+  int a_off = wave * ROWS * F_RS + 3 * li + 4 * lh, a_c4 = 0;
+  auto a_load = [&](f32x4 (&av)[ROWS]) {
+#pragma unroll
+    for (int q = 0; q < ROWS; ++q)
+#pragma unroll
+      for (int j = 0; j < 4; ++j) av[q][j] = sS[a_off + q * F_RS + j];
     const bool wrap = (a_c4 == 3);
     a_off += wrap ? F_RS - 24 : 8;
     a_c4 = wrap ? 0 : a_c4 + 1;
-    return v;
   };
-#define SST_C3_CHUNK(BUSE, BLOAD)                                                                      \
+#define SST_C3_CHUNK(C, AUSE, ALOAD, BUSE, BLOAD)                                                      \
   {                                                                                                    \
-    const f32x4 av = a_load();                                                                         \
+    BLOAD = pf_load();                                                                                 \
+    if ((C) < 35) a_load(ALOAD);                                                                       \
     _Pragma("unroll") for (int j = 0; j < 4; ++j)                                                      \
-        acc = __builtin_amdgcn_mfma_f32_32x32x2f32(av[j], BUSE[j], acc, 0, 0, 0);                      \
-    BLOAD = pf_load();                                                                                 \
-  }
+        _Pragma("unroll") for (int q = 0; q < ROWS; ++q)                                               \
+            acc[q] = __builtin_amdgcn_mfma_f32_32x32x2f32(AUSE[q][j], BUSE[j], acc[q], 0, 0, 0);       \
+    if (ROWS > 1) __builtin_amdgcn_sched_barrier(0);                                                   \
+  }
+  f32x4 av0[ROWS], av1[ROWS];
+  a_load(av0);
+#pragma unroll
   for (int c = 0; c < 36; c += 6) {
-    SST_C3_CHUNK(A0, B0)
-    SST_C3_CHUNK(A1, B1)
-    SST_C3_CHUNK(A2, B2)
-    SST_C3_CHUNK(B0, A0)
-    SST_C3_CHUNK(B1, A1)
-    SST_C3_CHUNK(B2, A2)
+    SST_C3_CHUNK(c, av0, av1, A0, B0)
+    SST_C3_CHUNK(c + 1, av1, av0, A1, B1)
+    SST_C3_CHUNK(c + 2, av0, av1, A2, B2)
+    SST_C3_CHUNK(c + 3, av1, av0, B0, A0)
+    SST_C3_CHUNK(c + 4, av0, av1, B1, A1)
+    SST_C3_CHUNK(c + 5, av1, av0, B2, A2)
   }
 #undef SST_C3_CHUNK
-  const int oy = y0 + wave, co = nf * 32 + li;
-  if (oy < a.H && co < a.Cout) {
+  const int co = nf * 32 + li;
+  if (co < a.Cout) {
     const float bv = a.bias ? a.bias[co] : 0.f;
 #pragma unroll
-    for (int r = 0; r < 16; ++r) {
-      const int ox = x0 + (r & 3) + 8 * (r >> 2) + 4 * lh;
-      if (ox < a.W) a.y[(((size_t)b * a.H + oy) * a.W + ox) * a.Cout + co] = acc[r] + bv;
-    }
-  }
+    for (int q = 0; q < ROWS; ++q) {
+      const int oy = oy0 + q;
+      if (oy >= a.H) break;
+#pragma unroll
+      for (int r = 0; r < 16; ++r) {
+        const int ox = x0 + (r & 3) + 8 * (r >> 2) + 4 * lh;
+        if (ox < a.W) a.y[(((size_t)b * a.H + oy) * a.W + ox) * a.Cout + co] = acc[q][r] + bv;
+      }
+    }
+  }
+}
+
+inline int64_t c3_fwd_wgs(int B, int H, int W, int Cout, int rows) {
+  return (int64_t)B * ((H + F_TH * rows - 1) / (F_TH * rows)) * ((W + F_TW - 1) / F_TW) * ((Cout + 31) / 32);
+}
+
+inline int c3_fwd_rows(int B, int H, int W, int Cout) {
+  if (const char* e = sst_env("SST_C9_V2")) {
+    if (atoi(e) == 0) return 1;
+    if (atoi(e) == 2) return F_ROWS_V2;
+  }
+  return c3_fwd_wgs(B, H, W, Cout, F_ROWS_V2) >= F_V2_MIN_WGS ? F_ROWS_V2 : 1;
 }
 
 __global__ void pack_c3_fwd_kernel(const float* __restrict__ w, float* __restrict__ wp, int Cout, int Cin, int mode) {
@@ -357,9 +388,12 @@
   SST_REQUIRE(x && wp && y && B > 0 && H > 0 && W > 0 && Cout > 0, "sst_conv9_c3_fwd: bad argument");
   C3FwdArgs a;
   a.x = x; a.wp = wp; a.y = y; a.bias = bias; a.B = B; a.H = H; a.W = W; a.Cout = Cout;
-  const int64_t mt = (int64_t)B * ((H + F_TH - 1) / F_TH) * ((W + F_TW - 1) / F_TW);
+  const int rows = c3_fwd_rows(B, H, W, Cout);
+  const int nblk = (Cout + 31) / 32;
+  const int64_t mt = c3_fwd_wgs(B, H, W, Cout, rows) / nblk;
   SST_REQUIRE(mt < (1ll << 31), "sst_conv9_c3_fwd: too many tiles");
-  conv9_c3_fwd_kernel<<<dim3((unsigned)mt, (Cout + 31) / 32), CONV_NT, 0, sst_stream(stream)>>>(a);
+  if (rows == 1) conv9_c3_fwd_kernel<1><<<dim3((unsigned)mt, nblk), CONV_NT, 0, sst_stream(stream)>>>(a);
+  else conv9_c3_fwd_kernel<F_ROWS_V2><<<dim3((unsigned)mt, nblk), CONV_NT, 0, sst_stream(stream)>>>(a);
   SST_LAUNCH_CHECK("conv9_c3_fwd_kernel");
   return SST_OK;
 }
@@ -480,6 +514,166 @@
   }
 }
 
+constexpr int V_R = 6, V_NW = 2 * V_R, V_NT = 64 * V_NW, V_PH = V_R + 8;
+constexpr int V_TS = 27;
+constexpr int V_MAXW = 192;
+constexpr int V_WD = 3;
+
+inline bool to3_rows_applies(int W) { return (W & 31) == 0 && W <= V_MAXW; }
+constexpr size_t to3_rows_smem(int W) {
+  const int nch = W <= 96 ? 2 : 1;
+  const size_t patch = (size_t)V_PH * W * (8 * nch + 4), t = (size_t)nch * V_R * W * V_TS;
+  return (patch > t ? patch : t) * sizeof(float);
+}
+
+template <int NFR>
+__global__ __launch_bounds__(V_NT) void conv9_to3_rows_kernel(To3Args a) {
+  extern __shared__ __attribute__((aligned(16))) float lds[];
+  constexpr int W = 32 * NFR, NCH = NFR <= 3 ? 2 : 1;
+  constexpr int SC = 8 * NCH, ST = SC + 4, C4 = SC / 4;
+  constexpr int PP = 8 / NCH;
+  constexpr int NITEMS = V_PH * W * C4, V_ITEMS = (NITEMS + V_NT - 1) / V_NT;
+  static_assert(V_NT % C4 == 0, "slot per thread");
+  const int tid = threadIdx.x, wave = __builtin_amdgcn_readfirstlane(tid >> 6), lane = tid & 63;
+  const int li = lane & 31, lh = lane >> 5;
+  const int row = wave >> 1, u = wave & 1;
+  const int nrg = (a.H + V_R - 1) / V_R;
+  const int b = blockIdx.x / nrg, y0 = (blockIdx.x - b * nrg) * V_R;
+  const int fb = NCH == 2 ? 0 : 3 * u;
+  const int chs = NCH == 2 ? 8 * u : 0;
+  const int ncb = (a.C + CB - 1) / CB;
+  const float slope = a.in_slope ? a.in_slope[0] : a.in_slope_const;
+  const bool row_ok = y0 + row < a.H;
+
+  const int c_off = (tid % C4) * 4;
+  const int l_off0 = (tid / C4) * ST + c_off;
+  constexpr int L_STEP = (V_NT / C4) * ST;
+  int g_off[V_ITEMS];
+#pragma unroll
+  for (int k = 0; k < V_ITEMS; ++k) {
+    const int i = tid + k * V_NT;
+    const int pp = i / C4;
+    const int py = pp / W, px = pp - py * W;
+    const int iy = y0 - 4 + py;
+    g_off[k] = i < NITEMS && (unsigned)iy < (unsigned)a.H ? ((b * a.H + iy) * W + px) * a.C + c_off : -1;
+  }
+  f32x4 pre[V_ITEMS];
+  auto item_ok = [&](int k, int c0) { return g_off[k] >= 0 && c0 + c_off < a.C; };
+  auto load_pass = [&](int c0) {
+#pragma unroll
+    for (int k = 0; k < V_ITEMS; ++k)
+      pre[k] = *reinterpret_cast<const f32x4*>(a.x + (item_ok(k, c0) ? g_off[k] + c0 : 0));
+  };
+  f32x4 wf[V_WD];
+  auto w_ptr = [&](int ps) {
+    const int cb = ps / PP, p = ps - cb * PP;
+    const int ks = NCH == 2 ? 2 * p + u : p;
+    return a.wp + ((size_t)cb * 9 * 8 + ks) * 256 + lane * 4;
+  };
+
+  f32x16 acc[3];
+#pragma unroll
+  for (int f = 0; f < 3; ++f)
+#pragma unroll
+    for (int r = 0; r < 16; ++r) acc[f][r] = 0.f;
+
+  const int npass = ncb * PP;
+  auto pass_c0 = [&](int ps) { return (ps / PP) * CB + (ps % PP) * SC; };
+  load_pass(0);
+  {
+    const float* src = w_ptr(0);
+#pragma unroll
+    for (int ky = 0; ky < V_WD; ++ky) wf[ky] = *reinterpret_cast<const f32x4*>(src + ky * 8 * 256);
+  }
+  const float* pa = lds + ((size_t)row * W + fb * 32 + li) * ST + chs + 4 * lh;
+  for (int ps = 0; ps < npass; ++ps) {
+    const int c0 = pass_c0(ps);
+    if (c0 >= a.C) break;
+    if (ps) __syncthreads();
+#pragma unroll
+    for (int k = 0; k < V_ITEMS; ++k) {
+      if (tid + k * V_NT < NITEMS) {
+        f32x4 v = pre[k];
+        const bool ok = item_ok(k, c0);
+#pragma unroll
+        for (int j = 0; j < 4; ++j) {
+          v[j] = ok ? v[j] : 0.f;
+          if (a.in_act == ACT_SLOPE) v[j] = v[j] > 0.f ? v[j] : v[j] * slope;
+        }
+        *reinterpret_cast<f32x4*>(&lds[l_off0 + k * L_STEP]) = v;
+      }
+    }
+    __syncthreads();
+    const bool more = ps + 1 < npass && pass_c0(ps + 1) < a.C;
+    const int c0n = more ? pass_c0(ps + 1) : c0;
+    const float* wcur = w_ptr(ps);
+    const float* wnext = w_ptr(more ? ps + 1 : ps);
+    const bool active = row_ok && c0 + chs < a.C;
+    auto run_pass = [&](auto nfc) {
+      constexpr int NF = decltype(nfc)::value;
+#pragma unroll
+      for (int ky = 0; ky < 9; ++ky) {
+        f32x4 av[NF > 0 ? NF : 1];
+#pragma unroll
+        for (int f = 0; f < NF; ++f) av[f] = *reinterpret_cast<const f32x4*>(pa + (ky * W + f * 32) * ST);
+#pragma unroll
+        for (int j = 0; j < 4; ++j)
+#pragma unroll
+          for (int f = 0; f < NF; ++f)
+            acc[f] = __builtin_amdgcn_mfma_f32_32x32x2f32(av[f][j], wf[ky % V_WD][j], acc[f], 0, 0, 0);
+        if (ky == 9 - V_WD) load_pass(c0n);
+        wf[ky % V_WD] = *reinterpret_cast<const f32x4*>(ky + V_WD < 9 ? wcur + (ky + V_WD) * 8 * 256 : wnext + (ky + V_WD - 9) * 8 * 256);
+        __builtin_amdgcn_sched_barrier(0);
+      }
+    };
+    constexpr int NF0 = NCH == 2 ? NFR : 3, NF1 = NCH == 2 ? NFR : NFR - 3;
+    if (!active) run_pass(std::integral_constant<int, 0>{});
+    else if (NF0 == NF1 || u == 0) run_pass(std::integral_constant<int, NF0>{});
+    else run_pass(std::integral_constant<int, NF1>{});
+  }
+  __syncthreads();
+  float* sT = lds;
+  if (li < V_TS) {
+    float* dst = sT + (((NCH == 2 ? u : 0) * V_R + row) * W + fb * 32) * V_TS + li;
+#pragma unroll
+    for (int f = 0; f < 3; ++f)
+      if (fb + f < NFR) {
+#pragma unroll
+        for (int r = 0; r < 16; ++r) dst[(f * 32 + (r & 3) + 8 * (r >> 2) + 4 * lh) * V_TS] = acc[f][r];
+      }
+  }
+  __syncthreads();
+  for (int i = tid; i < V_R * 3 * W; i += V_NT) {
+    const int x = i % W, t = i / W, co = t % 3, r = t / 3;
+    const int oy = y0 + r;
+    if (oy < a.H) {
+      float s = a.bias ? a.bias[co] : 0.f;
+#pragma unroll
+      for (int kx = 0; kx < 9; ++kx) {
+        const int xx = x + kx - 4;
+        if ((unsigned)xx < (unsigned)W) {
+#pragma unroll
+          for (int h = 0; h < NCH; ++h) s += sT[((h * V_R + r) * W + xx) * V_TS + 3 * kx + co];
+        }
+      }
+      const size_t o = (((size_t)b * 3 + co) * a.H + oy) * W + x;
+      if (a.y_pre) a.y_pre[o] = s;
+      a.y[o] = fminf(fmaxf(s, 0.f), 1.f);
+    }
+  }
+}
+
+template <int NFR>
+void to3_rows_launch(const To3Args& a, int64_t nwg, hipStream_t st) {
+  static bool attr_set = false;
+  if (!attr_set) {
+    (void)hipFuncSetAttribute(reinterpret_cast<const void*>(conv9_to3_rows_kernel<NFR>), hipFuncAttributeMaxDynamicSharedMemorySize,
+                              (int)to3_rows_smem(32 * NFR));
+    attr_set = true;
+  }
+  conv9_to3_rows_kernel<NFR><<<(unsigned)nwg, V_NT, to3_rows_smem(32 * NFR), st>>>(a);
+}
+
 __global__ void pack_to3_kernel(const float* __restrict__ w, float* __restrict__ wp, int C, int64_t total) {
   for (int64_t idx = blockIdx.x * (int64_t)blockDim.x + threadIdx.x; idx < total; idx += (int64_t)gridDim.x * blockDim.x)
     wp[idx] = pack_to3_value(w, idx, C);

====

Your answer should consist only of the lines above between the line holding "av1, A0, B0)" and the line holding "32), CONV_NT, 0, sst_stream(stream)>>>(a);", inclusive, each transcribed exactly.

§ **EXPECTED ANSWER**
+    SST_C3_CHUNK(c, av0, av1, A0, B0)
+    SST_C3_CHUNK(c + 1, av1, av0, A1, B1)
+    SST_C3_CHUNK(c + 2, av0, av1, A2, B2)
+    SST_C3_CHUNK(c + 3, av1, av0, B0, A0)
+    SST_C3_CHUNK(c + 4, av0, av1, B1, A1)
+    SST_C3_CHUNK(c + 5, av1, av0, B2, A2)
   }
 #undef SST_C3_CHUNK
-  const int oy = y0 + wave, co = nf * 32 + li;
-  if (oy < a.H && co < a.Cout) {
+  const int co = nf * 32 + li;
+  if (co < a.Cout) {
     const float bv = a.bias ? a.bias[co] : 0.f;
 #pragma unroll
-    for (int r = 0; r < 16; ++r) {
-      const int ox = x0 + (r & 3) + 8 * (r >> 2) + 4 * lh;
-      if (ox < a.W) a.y[(((size_t)b * a.H + oy) * a.W + ox) * a.Cout + co] = acc[r] + bv;
-    }
-  }
+    for (int q = 0; q < ROWS; ++q) {
+      const int oy = oy0 + q;
+      if (oy >= a.H) break;
+#pragma unroll
+      for (int r = 0; r < 16; ++r) {
+        const int ox = x0 + (r & 3) + 8 * (r >> 2) + 4 * lh;
+        if (ox < a.W) a.y[(((size_t)b * a.H + oy) * a.W + ox) * a.Cout + co] = acc[q][r] + bv;
+      }
+    }
+  }
+}
+
+inline int64_t c3_fwd_wgs(int B, int H, int W, int Cout, int rows) {
+  return (int64_t)B * ((H + F_TH * rows - 1) / (F_TH * rows)) * ((W + F_TW - 1) / F_TW) * ((Cout + 31) / 32);
+}
+
+inline int c3_fwd_rows(int B, int H, int W, int Cout) {
+  if (const char* e = sst_env("SST_C9_V2")) {
+    if (atoi(e) == 0) return 1;
+    if (atoi(e) == 2) return F_ROWS_V2;
+  }
+  return c3_fwd_wgs(B, H, W, Cout, F_ROWS_V2) >= F_V2_MIN_WGS ? F_ROWS_V2 : 1;
 }
 
 __global__ void pack_c3_fwd_kernel(const float* __restrict__ w, float* __restrict__ wp, int Cout, int Cin, int mode) {
@@ -357,9 +388,12 @@
   SST_REQUIRE(x && wp && y && B > 0 && H > 0 && W > 0 && Cout > 0, "sst_conv9_c3_fwd: bad argument");
   C3FwdArgs a;
   a.x = x; a.wp = wp; a.y = y; a.bias = bias; a.B = B; a.H = H; a.W = W; a.Cout = Cout;
-  const int64_t mt = (int64_t)B * ((H + F_TH - 1) / F_TH) * ((W + F_TW - 1) / F_TW);
+  const int rows = c3_fwd_rows(B, H, W, Cout);
+  const int nblk = (Cout + 31) / 32;
+  const int64_t mt = c3_fwd_wgs(B, H, W, Cout, rows) / nblk;
   SST_REQUIRE(mt < (1ll << 31), "sst_conv9_c3_fwd: too many tiles");
-  conv9_c3_fwd_kernel<<<dim3((unsigned)mt, (Cout + 31) / 32), CONV_NT, 0, sst_stream(stream)>>>(a);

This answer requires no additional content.